DATA FOR THIS TASK ::
template <int BK>
__global__ __launch_bounds__(256, (BK == 32 ? 2 : 3)) void linear_kernel(vcr_linear_args p, int tiles_m, int tiles_n,
                                                                        int vec_epilogue) {
  using Tile = TileT<BK>;
  constexpr int CPR = BK / 4;
  constexpr int RPP = 256 / CPR;
  constexpr int NPASS = BM / RPP;
  extern __shared__ __attribute__((aligned(16))) unsigned char smem[];
  Tile* tile = reinterpret_cast<Tile*>(smem);
  const int t = threadIdx.x, lane = t & 63, wave = __builtin_amdgcn_readfirstlane(t >> 6);
  const int half = lane >> 5, l31 = lane & 31;
  const int wm = wave >> 1, wn = wave & 1;

  const int nblk = tiles_m * tiles_n;
  int bid = blockIdx.x;
  bid = xcd_chunk(bid, nblk);
  const int tm = bid / tiles_n, tn = bid % tiles_n;
  const int m0 = tm * BM, n0 = tn * BN;

  const int r0 = t / CPR, c4 = (t % CPR) * 4;
  const float* xa[NPASS];
  const float* wb[NPASS];
#pragma unroll
  for (int i = 0; i < NPASS; ++i) {
    xa[i] = p.x + (size_t)min(m0 + r0 + RPP * i, p.M - 1) * p.ldx + c4;
    wb[i] = p.w + (size_t)min(n0 + r0 + RPP * i, p.N - 1) * p.K + c4;
  }
  f32x4 ra[NPASS], rb[NPASS];
#pragma unroll
  for (int i = 0; i < NPASS; ++i) { ra[i] = ld4(xa[i]); rb[i] = ld4(wb[i]); }
#pragma unroll
  for (int i = 0; i < NPASS; ++i) { st4(&tile[0].a[r0 + RPP * i][c4], ra[i]); st4(&tile[0].b[r0 + RPP * i][c4], rb[i]); }
  __syncthreads();

  f32x16 acc[2][2];
#pragma unroll
  for (int i = 0; i < 2; ++i)
#pragma unroll
    for (int j = 0; j < 2; ++j) acc[i][j] = f32x16{0};

  f32x16 tot[2][2];
#pragma unroll
  for (int i = 0; i < 2; ++i)
#pragma unroll
    for (int j = 0; j < 2; ++j) tot[i][j] = f32x16{0};
  const int nk = p.K / BK;
  for (int kt = 0; kt < nk; ++kt) {
    const int cur = kt & 1;
    if (kt + 1 < nk) {
#pragma unroll
      for (int i = 0; i < NPASS; ++i) { ra[i] = ld4(xa[i] + (kt + 1) * BK); rb[i] = ld4(wb[i] + (kt + 1) * BK); }
    }
    const Tile& T = tile[cur];
#pragma unroll
    for (int g = 0; g < BK / 8; ++g) {
      f32x4 fa[2], fb[2];
#pragma unroll
      for (int i = 0; i < 2; ++i) fa[i] = ld4(&T.a[wm * 64 + i * 32 + l31][8 * g + 4 * half]);
#pragma unroll
      for (int j = 0; j < 2; ++j) fb[j] = ld4(&T.b[wn * 64 + j * 32 + l31][8 * g + 4 * half]);
#pragma unroll
      for (int s = 0; s < 4; ++s)
#pragma unroll
        for (int i = 0; i < 2; ++i)
#pragma unroll
          for (int j = 0; j < 2; ++j) acc[i][j] = mfma32(fa[i][s], fb[j][s], acc[i][j]);
    }
    if (LINEAR_BLOCKED_ACC && (((kt + 1) * BK) % 128 == 0 || kt + 1 == nk)) {
#pragma unroll
      for (int i = 0; i < 2; ++i)
#pragma unroll
        for (int j = 0; j < 2; ++j) { tot[i][j] += acc[i][j]; acc[i][j] = f32x16{0}; }
    }
    if (kt + 1 < nk) {
      Tile& Nx = tile[cur ^ 1];
#pragma unroll
      for (int i = 0; i < NPASS; ++i) { st4(&Nx.a[r0 + RPP * i][c4], ra[i]); st4(&Nx.b[r0 + RPP * i][c4], rb[i]); }
    }
    __syncthreads();
  }
  if (LINEAR_BLOCKED_ACC) {
#pragma unroll
    for (int i = 0; i < 2; ++i)
#pragma unroll
      for (int j = 0; j < 2; ++j) acc[i][j] = tot[i][j];
  }

  if (vec_epilogue) {
    constexpr int EP = 68;
    float* ot = reinterpret_cast<float*>(smem) + wave * 32 * EP;
    const int c4e = (lane & 15) * 4, col = n0 + wn * 64 + c4e;
    const f32x4 bias = (p.bias && col < p.N) ? ld4(p.bias + col) : f32x4{0.f, 0.f, 0.f, 0.f};
#pragma unroll
    for (int i = 0; i < 2; ++i) {
#pragma unroll
      for (int j = 0; j < 2; ++j)
#pragma unroll
        for (int r = 0; r < 16; ++r) ot[acc_row(r, half) * EP + j * 32 + l31] = acc[i][j][r];
      __builtin_amdgcn_s_waitcnt(0xc07f);
      __builtin_amdgcn_wave_barrier();
      if (col < p.N) {
#pragma unroll 4
        for (int ps = 0; ps < 8; ++ps) {
          const int rl = ps * 4 + (lane >> 4);
          const int row = m0 + wm * 64 + i * 32 + rl;
          if (row < p.M) {
            f32x4 v = ld4(&ot[rl * EP + c4e]) + bias;
            if (p.relu) v = f32x4{fmaxf(v[0], 0.f), fmaxf(v[1], 0.f), fmaxf(v[2], 0.f), fmaxf(v[3], 0.f)};
            if (p.residual) v = v + ld4(p.residual + (size_t)row * p.ldr + col);
            st4(p.y + (size_t)row * p.ldy + col, v);
          }
        }
      }
      __builtin_amdgcn_s_waitcnt(0xc07f);
      __builtin_amdgcn_wave_barrier();
    }
    return;
  }
#pragma unroll
  for (int j = 0; j < 2; ++j) {
    const int col = n0 + wn * 64 + j * 32 + l31;
    if (col >= p.N) continue;
    const float bias = p.bias ? p.bias[col] : 0.f;
#pragma unroll
    for (int i = 0; i < 2; ++i) {
#pragma unroll
      for (int r = 0; r < 16; ++r) {
        const int row = m0 + wm * 64 + i * 32 + acc_row(r, half);
        if (row < p.M) {
          float v = acc[i][j][r] + bias;
          if (p.relu) v = fmaxf(v, 0.f);
          if (p.residual) v += p.residual[(size_t)row * p.ldr + col];
          p.y[(size_t)row * p.ldy + col] = v;
        }
      }
    }
  }
}

template <int BK, int BMV = BM> struct TileGT { float a[BMV][BK]; float b[BN][BK]; };

__device__ __forceinline__ void glds16(const float* g, float* l) {
  __builtin_amdgcn_global_load_lds((const __attribute__((address_space(1))) void*)g,
                                   (__attribute__((address_space(3))) void*)l, 16, 0, 0);
}

template <int BK, int MS, int BMV = BM>
__device__ __forceinline__ void linear_glds_body(const vcr_linear_args& p, int tiles_m, int tiles_n, int blk) {
  const bool LN_IN = p.ln_stats_in != nullptr, STATS_OUT = p.stats_out != nullptr;
  static_assert(BMV == 128 || ((BMV == 96 || BMV == 64 || BMV == 32) && MS == 16), "the lower tiles are built from 16 x 16 MFMA tiles");
  using Tile = TileGT<BK, BMV>;
  constexpr int WR = BMV / 2;
  constexpr int EPR = BMV == 128 ? 32 : 16;
  constexpr int NPASS = WR / EPR, NPS = EPR / 4;
  constexpr int CPR = BK / 4;
  constexpr int RPK = 64 / CPR;
  constexpr int NF = 32 / RPK;
  constexpr int SWS = BK == 32 ? 1 : 2;
  constexpr int EP = 68;
  constexpr int STAGE_BYTES = 2 * sizeof(Tile) > 4 * 32 * EP * 4 ? 2 * sizeof(Tile) : 4 * 32 * EP * 4;
  extern __shared__ __attribute__((aligned(16))) unsigned char smem[];
  Tile* tile = reinterpret_cast<Tile*>(smem);
  float* rowst = reinterpret_cast<float*>(smem + STAGE_BYTES);
  const int t = threadIdx.x, lane = t & 63, wave = __builtin_amdgcn_readfirstlane(t >> 6);
  const int half = lane >> 5, l31 = lane & 31;
  const int wm = wave >> 1, wn = wave & 1;
  const int nblk = tiles_m * tiles_n;
  const int bid = xcd_chunk(blk, nblk);
  constexpr int GW = 12;
  const int grp = bid / (GW * tiles_m), wg = min(GW, tiles_n - grp * GW), loc = bid - grp * GW * tiles_m;
  const int tm = loc / wg, tn = grp * GW + loc % wg;
  const int m0 = tm * BMV, n0 = tn * BN;
  const int frow = lane / CPR, fpc = lane % CPR;
  constexpr int NFA = BMV == 128 ? NF : (BMV / RPK + 3) / 4;
  const float* xa[NFA];
  const float* wb[NF];
  int arow[NFA];
#pragma unroll
  for (int i = 0; i < NFA; ++i) {
    arow[i] = BMV == 128 ? wave * 32 + RPK * i : (wave + 4 * i) * RPK;
    const int row = min(arow[i], BMV - RPK) + frow;
    const int lc = fpc ^ ((row >> SWS) & (CPR - 1));
    xa[i] = p.x + (size_t)min(m0 + row, p.M - 1) * p.ldx + 4 * lc;
  }
#pragma unroll
  for (int i = 0; i < NF; ++i) {
    const int row = wave * 32 + RPK * i + frow;
    const int lc = fpc ^ ((row >> SWS) & (CPR - 1));
    wb[i] = p.w + (size_t)min(n0 + row, p.N - 1) * p.K + 4 * lc;
  }
  auto fill = [&](int buf, int k0) {
#pragma unroll
    for (int i = 0; i < NFA; ++i)
      if (BMV == 128 || arow[i] < BMV) glds16(xa[i] + k0, &tile[buf].a[min(arow[i], BMV - RPK)][0]);
#pragma unroll
    for (int i = 0; i < NF; ++i) glds16(wb[i] + k0, &tile[buf].b[wave * 32 + RPK * i][0]);
  };
  fill(0, 0);
  if (LN_IN && t < BMV) {
    float mean, var;
    ln_row_moments(p.ln_stats_in + (size_t)min(m0 + t, p.M - 1) * p.ln_nseg * 2, p.ln_nseg, p.K, mean, var);
    rowst[2 * t] = mean;
    rowst[2 * t + 1] = 1.f / (sqrtf(var) + p.ln_eps);
  }
  __syncthreads();

  constexpr int NT = MS == 32 ? 2 : 4;
  constexpr int NTM = WR / MS;
  const int qtr = lane >> 4, l15 = lane & 15;
  f32x16 acc[2][2];
  f32x4 acc4[MS == 16 ? NTM : 4][4];
#pragma unroll
  for (int i = 0; i < 2; ++i)
#pragma unroll
    for (int j = 0; j < 2; ++j) acc[i][j] = f32x16{0};
#pragma unroll
  for (int i = 0; i < (MS == 16 ? NTM : 4); ++i)
#pragma unroll
    for (int j = 0; j < 4; ++j) acc4[i][j] = f32x4{0.f, 0.f, 0.f, 0.f};
  int ra_[NT], rb_[NT], sa[NT], sb[NT];
#pragma unroll
  for (int i = 0; i < NT; ++i) {
    ra_[i] = wm * WR + i * MS + (MS == 32 ? l31 : l15); sa[i] = (ra_[i] >> SWS) & (CPR - 1);
    rb_[i] = wn * 64 + i * MS + (MS == 32 ? l31 : l15); sb[i] = (rb_[i] >> SWS) & (CPR - 1);
  }
  constexpr bool PREFETCH_RES = BK == 32;
  f32x4 resv[PREFETCH_RES ? NPASS : 1][PREFETCH_RES ? NPS : 1];
  if (PREFETCH_RES) {
    const int colr = n0 + wn * 64 + (lane & 15) * 4;
#pragma unroll
    for (int i = 0; i < NPASS; ++i)
#pragma unroll
      for (int ps = 0; ps < NPS; ++ps) {
        const int row = m0 + wm * WR + i * EPR + ps * 4 + (lane >> 4);
        resv[PREFETCH_RES ? i : 0][PREFETCH_RES ? ps : 0] =
            (p.residual && row < p.M && colr < p.N) ? ld4(p.residual + (size_t)row * p.ldr + colr) : f32x4{0.f, 0.f, 0.f, 0.f};
      }
  }
  constexpr bool BLOCKED = LINEAR_BLOCKED_ACC == 1 || (LINEAR_BLOCKED_ACC == 2 && BK == 32);
  f32x16 tot[BLOCKED ? 2 : 1][BLOCKED ? 2 : 1];
  f32x4 tot4[BLOCKED ? (MS == 16 ? NTM : 4) : 1][BLOCKED ? 4 : 1];
  if constexpr (BLOCKED) {
#pragma unroll
    for (int i = 0; i < 2; ++i)
#pragma unroll
      for (int j = 0; j < 2; ++j) tot[i][j] = f32x16{0};
#pragma unroll
    for (int i = 0; i < (MS == 16 ? NTM : 4); ++i)
#pragma unroll
      for (int j = 0; j < 4; ++j) tot4[i][j] = f32x4{0.f, 0.f, 0.f, 0.f};
  }
  auto bank = [&]() {
    if constexpr (BLOCKED) {
      if constexpr (MS == 32) {
#pragma unroll
        for (int i = 0; i < 2; ++i)
#pragma unroll
          for (int j = 0; j < 2; ++j) { tot[i][j] += acc[i][j]; acc[i][j] = f32x16{0}; }
      } else {
#pragma unroll
        for (int i = 0; i < NTM; ++i)
#pragma unroll
          for (int j = 0; j < 4; ++j) { tot4[i][j] += acc4[i][j]; acc4[i][j] = f32x4{0.f, 0.f, 0.f, 0.f}; }
      }
    }
  };
  const int nk = p.K / BK;
  for (int kt = 0; kt < nk; ++kt) {
    const int cur = kt & 1;
    if (kt + 1 < nk) fill(cur ^ 1, (kt + 1) * BK);
    const Tile& T = tile[cur];
    if constexpr (MS == 32) {
#pragma unroll
      for (int g = 0; g < BK / 8; ++g) {
        f32x4 fa[2], fb[2];
#pragma unroll
        for (int i = 0; i < 2; ++i) fa[i] = ld4(&T.a[ra_[i]][4 * ((2 * g + half) ^ sa[i])]);
#pragma unroll
        for (int j = 0; j < 2; ++j) fb[j] = ld4(&T.b[rb_[j]][4 * ((2 * g + half) ^ sb[j])]);
#pragma unroll
        for (int s = 0; s < 4; ++s)
#pragma unroll
          for (int i = 0; i < 2; ++i)
#pragma unroll
            for (int j = 0; j < 2; ++j) acc[i][j] = mfma32(fa[i][s], fb[j][s], acc[i][j]);
      }
    } else {
#pragma unroll
      for (int g = 0; g < BK / 16; ++g) {
        f32x4 fa[NTM], fb[4];
#pragma unroll
        for (int i = 0; i < NTM; ++i) fa[i] = ld4(&T.a[ra_[i]][4 * ((4 * g + qtr) ^ sa[i])]);
#pragma unroll
        for (int j = 0; j < 4; ++j) fb[j] = ld4(&T.b[rb_[j]][4 * ((4 * g + qtr) ^ sb[j])]);
#pragma unroll
        for (int s = 0; s < 4; ++s)
#pragma unroll
          for (int i = 0; i < NTM; ++i)
#pragma unroll
            for (int j = 0; j < 4; ++j) acc4[i][j] = mfma16(fa[i][s], fb[j][s], acc4[i][j]);
      }
    }
    if (BLOCKED && ((kt + 1) * BK) % 128 == 0 && kt + 1 < nk) bank();
    __syncthreads();
  }
  if constexpr (BLOCKED) {
    bank();
    if constexpr (MS == 32) {
#pragma unroll
      for (int i = 0; i < 2; ++i)
#pragma unroll
        for (int j = 0; j < 2; ++j) acc[i][j] = tot[i][j];
    } else {
#pragma unroll
      for (int i = 0; i < NTM; ++i)
#pragma unroll
        for (int j = 0; j < 4; ++j) acc4[i][j] = tot4[i][j];
    }
  }

  float* ot = reinterpret_cast<float*>(smem) + wave * 32 * EP;
  const int c4e = (lane & 15) * 4, col = n0 + wn * 64 + c4e;
  const f32x4 bias = (p.bias && col < p.N) ? ld4(p.bias + col) : f32x4{0.f, 0.f, 0.f, 0.f};
  const f32x4 csum = (LN_IN && col < p.N) ? ld4(p.ln_colsum + col) : f32x4{0.f, 0.f, 0.f, 0.f};
  int run_pt = -1;
  f32x4 run_mx = {0.f, 0.f, 0.f, 0.f};
  auto seg_flush = [&]() {
    if (run_pt >= 0 && (lane >> 4) == 0 && col < p.N) {
      int* o = reinterpret_cast<int*>(p.segmax_out + (size_t)run_pt * p.ld_segmax + col);
#pragma unroll
      for (int e = 0; e < 4; ++e) atomicMax(o + e, __float_as_int(run_mx[e]));
    }
    run_pt = -1;
  };
#pragma unroll
  for (int i = 0; i < NPASS; ++i) {
    if constexpr (MS == 32) {
#pragma unroll
      for (int j = 0; j < 2; ++j)
#pragma unroll
        for (int r = 0; r < 16; ++r) ot[acc_row(r, half) * EP + j * 32 + l31] = acc[i][j][r];
    } else {
#pragma unroll
      for (int ih = 0; ih < EPR / 16; ++ih)
#pragma unroll
        for (int jt = 0; jt < 4; ++jt)
#pragma unroll
          for (int r = 0; r < 4; ++r) ot[(16 * ih + 4 * qtr + r) * EP + jt * 16 + l15] = acc4[EPR / 16 * i + ih][jt][r];
    }
    __builtin_amdgcn_s_waitcnt(0xc07f);
    __builtin_amdgcn_wave_barrier();
    if (p.segmax_out) {
#pragma unroll
      for (int ps = 0; ps < NPS; ++ps) {
        const int rl = ps * 4 + (lane >> 4);
        const int row0 = m0 + wm * WR + i * EPR + ps * 4, row = row0 + (lane >> 4);
        f32x4 v = ld4(&ot[rl * EP + c4e]) + bias;
        v = f32x4{fmaxf(v[0], 0.f), fmaxf(v[1], 0.f), fmaxf(v[2], 0.f), fmaxf(v[3], 0.f)};
        if (row >= p.M || col >= p.N) v = f32x4{0.f, 0.f, 0.f, 0.f};
        else if (p.y) st4(p.y + (size_t)row * p.ldy + col, v);
        if (row0 >= p.M) continue;
        const int pa = row0 / p.seg_k, pb = min(row0 + 3, p.M - 1) / p.seg_k;
        if (pa == pb) {
#pragma unroll
          for (int e = 0; e < 4; ++e) {
            v[e] = fmaxf(v[e], __shfl_xor(v[e], 16, 64));
            v[e] = fmaxf(v[e], __shfl_xor(v[e], 32, 64));
          }
          if (pa != run_pt) { seg_flush(); run_pt = pa; run_mx = v; }
          else {
#pragma unroll
            for (int e = 0; e < 4; ++e) run_mx[e] = fmaxf(run_mx[e], v[e]);
          }
        } else {
          seg_flush();
          if (row < p.M && col < p.N) {
            int* o = reinterpret_cast<int*>(p.segmax_out + (size_t)(row / p.seg_k) * p.ld_segmax + col);
#pragma unroll
            for (int e = 0; e < 4; ++e) atomicMax(o + e, __float_as_int(v[e]));
          }
        }
      }
      if (i == NPASS - 1) seg_flush();
    } else if (col < p.N) {
#pragma unroll
      for (int ps = 0; ps < NPS; ++ps) {
        const int rl = ps * 4 + (lane >> 4);
        const int row = m0 + wm * WR + i * EPR + rl;
        if (row < p.M) {
          f32x4 v = ld4(&ot[rl * EP + c4e]);
          if (LN_IN) {
            const float mean = rowst[2 * (wm * WR + i * EPR + rl)], inv = rowst[2 * (wm * WR + i * EPR + rl) + 1];
#pragma unroll
            for (int e = 0; e < 4; ++e) v[e] = fmaf(inv, fmaf(-mean, csum[e], v[e]), bias[e]);
          } else {
            v = v + bias;
          }
          if (p.relu) v = f32x4{fmaxf(v[0], 0.f), fmaxf(v[1], 0.f), fmaxf(v[2], 0.f), fmaxf(v[3], 0.f)};
          if (p.residual) v = v + (PREFETCH_RES ? resv[PREFETCH_RES ? i : 0][PREFETCH_RES ? ps : 0]
                                                : ld4(p.residual + (size_t)row * p.ldr + col));
          st4(p.y + (size_t)row * p.ldy + col, v);
          if (STATS_OUT) {
            float s1 = (v[0] + v[1]) + (v[2] + v[3]);
            s1 = row16_sum(s1);
            const float ms = s1 * (1.f / 64.f);
            const float d0 = v[0] - ms, d1 = v[1] - ms, d2 = v[2] - ms, d3 = v[3] - ms;
            float s2 = (d0 * d0 + d1 * d1) + (d2 * d2 + d3 * d3);
            s2 = row16_sum(s2);
            if ((lane & 15) == 0) {
              float* so = p.stats_out + ((size_t)row * (p.N / 64) + (n0 + wn * 64) / 64) * 2;
              so[0] = s1; so[1] = s2;
            }
          }
        }
      }
    }
    __builtin_amdgcn_s_waitcnt(0xc07f);
    __builtin_amdgcn_wave_barrier();
  }
}
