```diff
@@ -740,19 +762,22 @@
       ph.xbuf = args.xbuf;
       ph.slot_base = (uint64_t)k * unit;
       ph.count = c;
-      if (unit_seq == 0) SPLIT_TRY(hipEventRecord(s->ev0, st[k]));
+      if (issued == 0) SPLIT_TRY(hipEventRecord(s->ev0, st[k]));
       SPLIT_TRY(poste_launch_label_prologue(&args, blocks, st[k]));
-      if (ns == 2 && unit_seq > 0)
-        SPLIT_TRY(hipStreamWaitEvent(st[k], s->ev_fill[(unit_seq - 1) & 3],
-                                     0));
+      if (s->split_chain && issued > 0)
+        SPLIT_TRY(hipStreamWaitEvent(
+            st[k], s->ev_fill[(s->unit_cursor - 1) & 3], 0));
       SPLIT_TRY(poste_launch_romix_fill(&ph, st[k]));
-      if (ns == 2)
-        SPLIT_TRY(hipEventRecord(s->ev_fill[unit_seq & 3], st[k]));
+      if (s->split_chain)
+        SPLIT_TRY(hipEventRecord(s->ev_fill[s->unit_cursor & 3], st[k]));
       SPLIT_TRY(poste_launch_romix_mix(&ph, st[k]));
+      if (k != k0 && !used[k])
+        SPLIT_TRY(hipStreamWaitEvent(st[k], s->ev_reset[b.set], 0));
       SPLIT_TRY(poste_launch_label_tail(&args, blocks, st[k]));
       b.max_cand += blocks;
       used[k] = true;
-      unit_seq++;
+      s->unit_cursor++;
+      issued++;
     }
     for (int k = 0; k < ns; k++) {
       if (!used[k]) continue;
```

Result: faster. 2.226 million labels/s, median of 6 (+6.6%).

TASK GOAL :: Search each line of the entries for the string "resv", then say how many lines have it. Reply with the number only.

RESULT OF THE TASK :: 3